**Exercise description**. I'd like every line in the following listing that holds "struct" copied.
+--
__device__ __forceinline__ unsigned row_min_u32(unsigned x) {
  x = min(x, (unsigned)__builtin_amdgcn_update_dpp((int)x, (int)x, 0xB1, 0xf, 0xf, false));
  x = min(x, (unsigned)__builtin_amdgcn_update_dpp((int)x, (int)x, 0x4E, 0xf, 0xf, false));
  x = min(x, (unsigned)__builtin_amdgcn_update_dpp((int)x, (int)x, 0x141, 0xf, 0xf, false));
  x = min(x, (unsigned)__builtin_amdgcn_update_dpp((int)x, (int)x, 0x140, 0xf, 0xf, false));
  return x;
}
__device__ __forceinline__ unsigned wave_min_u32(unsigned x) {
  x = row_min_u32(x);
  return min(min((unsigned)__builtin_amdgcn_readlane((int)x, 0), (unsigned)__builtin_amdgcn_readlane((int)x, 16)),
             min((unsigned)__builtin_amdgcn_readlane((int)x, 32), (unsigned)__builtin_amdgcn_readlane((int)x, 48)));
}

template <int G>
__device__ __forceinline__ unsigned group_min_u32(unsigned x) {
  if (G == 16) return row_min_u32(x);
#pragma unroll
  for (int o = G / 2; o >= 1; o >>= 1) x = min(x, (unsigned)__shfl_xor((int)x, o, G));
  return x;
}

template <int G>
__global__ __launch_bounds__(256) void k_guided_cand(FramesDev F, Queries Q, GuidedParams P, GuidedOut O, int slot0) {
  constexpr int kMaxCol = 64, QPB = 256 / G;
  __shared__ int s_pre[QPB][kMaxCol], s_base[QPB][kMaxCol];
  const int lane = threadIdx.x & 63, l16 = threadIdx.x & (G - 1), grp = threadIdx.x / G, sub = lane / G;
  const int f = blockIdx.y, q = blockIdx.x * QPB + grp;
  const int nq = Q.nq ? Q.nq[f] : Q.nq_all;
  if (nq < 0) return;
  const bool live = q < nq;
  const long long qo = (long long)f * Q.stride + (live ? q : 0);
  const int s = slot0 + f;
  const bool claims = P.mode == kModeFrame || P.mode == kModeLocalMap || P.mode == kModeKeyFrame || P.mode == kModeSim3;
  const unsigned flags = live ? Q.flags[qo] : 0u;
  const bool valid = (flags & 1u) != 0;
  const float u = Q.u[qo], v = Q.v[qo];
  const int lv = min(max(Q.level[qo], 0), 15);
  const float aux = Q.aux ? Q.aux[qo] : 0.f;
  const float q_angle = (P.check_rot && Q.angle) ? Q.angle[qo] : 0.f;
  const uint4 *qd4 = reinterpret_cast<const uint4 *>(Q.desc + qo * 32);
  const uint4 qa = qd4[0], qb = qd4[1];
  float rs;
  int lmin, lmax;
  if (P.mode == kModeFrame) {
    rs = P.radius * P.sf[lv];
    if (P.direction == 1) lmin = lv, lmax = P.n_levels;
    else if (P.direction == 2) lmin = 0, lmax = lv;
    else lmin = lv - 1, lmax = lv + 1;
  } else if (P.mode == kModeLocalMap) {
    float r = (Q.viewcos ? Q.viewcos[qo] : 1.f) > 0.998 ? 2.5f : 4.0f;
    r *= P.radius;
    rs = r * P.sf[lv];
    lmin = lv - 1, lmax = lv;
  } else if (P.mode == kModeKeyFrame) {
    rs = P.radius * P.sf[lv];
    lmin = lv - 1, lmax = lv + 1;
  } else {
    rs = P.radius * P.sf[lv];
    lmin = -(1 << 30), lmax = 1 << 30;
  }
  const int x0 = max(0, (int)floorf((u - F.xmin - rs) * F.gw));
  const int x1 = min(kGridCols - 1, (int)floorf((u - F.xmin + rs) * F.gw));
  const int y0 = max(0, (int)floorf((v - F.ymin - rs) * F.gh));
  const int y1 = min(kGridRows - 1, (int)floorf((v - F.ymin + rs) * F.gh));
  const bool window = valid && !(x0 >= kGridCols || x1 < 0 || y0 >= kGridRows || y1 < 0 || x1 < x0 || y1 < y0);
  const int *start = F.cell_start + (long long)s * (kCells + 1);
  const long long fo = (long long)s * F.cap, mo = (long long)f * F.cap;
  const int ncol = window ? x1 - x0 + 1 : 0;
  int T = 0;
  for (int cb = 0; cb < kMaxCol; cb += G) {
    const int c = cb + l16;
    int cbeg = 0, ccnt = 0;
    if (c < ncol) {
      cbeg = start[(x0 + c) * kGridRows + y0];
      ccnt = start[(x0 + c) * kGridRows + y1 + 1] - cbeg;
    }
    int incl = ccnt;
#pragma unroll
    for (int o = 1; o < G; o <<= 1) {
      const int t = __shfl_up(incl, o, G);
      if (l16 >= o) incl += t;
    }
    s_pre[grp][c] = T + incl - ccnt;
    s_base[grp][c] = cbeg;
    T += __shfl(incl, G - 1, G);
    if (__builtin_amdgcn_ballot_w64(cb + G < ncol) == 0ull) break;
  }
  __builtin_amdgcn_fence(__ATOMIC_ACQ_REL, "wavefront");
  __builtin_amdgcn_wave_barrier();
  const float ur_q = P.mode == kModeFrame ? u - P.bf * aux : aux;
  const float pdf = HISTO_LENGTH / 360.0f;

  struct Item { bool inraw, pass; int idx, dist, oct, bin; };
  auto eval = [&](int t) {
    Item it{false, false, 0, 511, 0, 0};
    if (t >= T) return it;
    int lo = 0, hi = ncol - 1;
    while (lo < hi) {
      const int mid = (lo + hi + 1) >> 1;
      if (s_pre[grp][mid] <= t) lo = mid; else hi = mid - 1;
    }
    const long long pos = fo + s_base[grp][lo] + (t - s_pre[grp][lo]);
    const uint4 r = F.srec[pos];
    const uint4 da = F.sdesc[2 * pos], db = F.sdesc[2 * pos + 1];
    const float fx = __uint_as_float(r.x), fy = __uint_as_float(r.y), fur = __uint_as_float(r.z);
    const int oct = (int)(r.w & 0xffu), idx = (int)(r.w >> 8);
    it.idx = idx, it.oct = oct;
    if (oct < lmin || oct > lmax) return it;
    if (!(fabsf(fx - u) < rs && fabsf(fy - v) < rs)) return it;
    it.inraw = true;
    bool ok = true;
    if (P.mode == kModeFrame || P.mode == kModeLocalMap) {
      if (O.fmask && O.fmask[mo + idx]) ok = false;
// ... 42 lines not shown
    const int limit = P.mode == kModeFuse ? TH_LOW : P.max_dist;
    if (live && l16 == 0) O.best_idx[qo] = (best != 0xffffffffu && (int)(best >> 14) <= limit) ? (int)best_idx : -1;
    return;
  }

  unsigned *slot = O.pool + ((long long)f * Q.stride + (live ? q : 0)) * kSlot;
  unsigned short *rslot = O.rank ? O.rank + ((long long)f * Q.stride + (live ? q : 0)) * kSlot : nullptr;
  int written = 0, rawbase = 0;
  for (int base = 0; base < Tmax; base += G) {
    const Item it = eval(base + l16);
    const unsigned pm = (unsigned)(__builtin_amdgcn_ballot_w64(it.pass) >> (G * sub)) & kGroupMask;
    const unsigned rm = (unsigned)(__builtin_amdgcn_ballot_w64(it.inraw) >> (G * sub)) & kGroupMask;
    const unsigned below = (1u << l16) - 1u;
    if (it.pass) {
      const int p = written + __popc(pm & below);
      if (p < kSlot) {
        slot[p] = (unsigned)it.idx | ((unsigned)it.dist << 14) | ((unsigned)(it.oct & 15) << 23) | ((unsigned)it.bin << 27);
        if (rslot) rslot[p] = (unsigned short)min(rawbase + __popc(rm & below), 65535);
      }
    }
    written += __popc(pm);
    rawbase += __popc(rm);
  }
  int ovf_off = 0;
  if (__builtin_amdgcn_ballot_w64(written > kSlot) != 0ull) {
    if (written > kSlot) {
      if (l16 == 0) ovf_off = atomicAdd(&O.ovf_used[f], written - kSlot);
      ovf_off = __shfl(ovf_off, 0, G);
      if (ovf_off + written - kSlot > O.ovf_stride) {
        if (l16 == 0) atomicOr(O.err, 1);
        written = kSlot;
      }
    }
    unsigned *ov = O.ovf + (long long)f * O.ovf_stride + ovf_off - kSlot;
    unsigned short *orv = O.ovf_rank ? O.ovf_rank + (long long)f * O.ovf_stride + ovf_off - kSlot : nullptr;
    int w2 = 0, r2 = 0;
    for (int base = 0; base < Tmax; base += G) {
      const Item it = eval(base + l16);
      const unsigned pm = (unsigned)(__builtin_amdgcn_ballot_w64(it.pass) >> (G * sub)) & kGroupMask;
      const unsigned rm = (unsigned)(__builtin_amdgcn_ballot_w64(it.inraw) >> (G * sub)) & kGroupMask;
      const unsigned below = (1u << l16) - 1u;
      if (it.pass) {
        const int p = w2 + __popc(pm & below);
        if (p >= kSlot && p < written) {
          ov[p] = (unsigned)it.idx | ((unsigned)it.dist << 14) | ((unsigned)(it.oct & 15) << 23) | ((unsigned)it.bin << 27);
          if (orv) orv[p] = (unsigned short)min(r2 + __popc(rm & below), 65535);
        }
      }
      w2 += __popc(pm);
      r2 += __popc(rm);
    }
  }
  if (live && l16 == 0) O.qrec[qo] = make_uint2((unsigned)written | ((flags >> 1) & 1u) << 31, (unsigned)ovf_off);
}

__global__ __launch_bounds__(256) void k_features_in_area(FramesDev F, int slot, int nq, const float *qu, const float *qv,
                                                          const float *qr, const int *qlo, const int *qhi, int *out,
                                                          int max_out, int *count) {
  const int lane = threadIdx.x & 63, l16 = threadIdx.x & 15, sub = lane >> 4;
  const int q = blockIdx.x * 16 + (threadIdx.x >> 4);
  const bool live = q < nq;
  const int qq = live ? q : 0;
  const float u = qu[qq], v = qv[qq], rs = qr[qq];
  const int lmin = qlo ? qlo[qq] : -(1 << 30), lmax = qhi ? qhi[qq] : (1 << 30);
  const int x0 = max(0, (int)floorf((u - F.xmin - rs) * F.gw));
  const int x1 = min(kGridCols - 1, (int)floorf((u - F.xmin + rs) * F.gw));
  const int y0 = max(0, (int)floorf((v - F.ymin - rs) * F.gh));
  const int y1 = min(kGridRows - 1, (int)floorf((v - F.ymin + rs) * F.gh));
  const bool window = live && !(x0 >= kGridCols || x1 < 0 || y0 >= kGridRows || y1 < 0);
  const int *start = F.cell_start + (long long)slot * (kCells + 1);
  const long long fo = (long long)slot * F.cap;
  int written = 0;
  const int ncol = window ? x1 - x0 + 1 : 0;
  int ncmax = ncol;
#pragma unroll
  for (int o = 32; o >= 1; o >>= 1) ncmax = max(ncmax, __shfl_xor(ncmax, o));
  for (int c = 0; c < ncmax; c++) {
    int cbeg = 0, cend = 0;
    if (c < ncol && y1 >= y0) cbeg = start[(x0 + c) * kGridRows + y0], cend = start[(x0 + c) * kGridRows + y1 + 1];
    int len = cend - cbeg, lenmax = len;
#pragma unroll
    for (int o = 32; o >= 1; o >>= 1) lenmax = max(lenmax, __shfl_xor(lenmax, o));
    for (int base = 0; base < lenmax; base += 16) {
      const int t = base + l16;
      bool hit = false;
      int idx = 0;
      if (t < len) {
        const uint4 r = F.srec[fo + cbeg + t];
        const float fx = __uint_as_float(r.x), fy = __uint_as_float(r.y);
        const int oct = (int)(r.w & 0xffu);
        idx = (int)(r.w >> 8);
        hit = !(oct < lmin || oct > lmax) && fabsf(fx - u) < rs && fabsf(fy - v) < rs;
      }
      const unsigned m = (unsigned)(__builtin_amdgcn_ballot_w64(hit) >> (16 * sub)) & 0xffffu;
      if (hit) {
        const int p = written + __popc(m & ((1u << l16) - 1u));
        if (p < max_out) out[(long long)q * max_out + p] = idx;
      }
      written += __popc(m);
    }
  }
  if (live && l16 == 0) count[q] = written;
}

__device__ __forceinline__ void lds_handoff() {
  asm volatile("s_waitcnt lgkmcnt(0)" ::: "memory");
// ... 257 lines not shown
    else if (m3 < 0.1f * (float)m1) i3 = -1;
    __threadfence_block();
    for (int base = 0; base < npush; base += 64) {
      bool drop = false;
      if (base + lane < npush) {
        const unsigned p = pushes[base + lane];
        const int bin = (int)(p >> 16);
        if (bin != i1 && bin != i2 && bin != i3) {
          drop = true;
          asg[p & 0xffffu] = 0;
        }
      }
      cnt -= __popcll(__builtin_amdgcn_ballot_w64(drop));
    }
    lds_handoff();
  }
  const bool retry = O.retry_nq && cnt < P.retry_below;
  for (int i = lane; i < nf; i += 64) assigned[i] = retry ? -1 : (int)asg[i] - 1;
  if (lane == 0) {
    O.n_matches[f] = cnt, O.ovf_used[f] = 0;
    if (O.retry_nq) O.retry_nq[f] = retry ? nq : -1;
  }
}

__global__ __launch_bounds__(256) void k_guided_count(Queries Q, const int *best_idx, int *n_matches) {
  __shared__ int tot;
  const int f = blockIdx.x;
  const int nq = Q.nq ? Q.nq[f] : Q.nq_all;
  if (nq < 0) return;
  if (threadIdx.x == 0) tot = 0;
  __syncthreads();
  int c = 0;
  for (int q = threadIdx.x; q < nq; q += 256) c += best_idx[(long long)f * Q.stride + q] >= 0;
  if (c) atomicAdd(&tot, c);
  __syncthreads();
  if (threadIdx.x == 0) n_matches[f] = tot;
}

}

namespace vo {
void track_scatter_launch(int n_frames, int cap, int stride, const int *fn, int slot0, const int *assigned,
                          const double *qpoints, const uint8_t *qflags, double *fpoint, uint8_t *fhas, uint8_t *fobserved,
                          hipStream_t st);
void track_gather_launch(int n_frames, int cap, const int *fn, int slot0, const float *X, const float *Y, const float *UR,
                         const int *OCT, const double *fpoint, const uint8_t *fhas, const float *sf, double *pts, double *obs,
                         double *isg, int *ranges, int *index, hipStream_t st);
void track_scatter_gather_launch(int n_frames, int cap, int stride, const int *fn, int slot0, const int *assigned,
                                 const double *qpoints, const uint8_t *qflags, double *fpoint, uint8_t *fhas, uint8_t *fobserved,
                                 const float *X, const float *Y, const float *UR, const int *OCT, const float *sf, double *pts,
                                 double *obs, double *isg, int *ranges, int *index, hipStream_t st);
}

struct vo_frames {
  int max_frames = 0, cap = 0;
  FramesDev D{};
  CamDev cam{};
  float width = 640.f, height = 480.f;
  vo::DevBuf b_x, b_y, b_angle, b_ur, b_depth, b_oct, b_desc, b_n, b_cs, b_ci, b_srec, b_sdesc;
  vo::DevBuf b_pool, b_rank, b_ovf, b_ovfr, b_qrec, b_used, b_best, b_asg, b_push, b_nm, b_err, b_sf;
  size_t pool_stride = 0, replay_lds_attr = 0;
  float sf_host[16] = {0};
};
+--
**Answer to this task**.
  struct Item { bool inraw, pass; int idx, dist, oct, bin; };
struct vo_frames {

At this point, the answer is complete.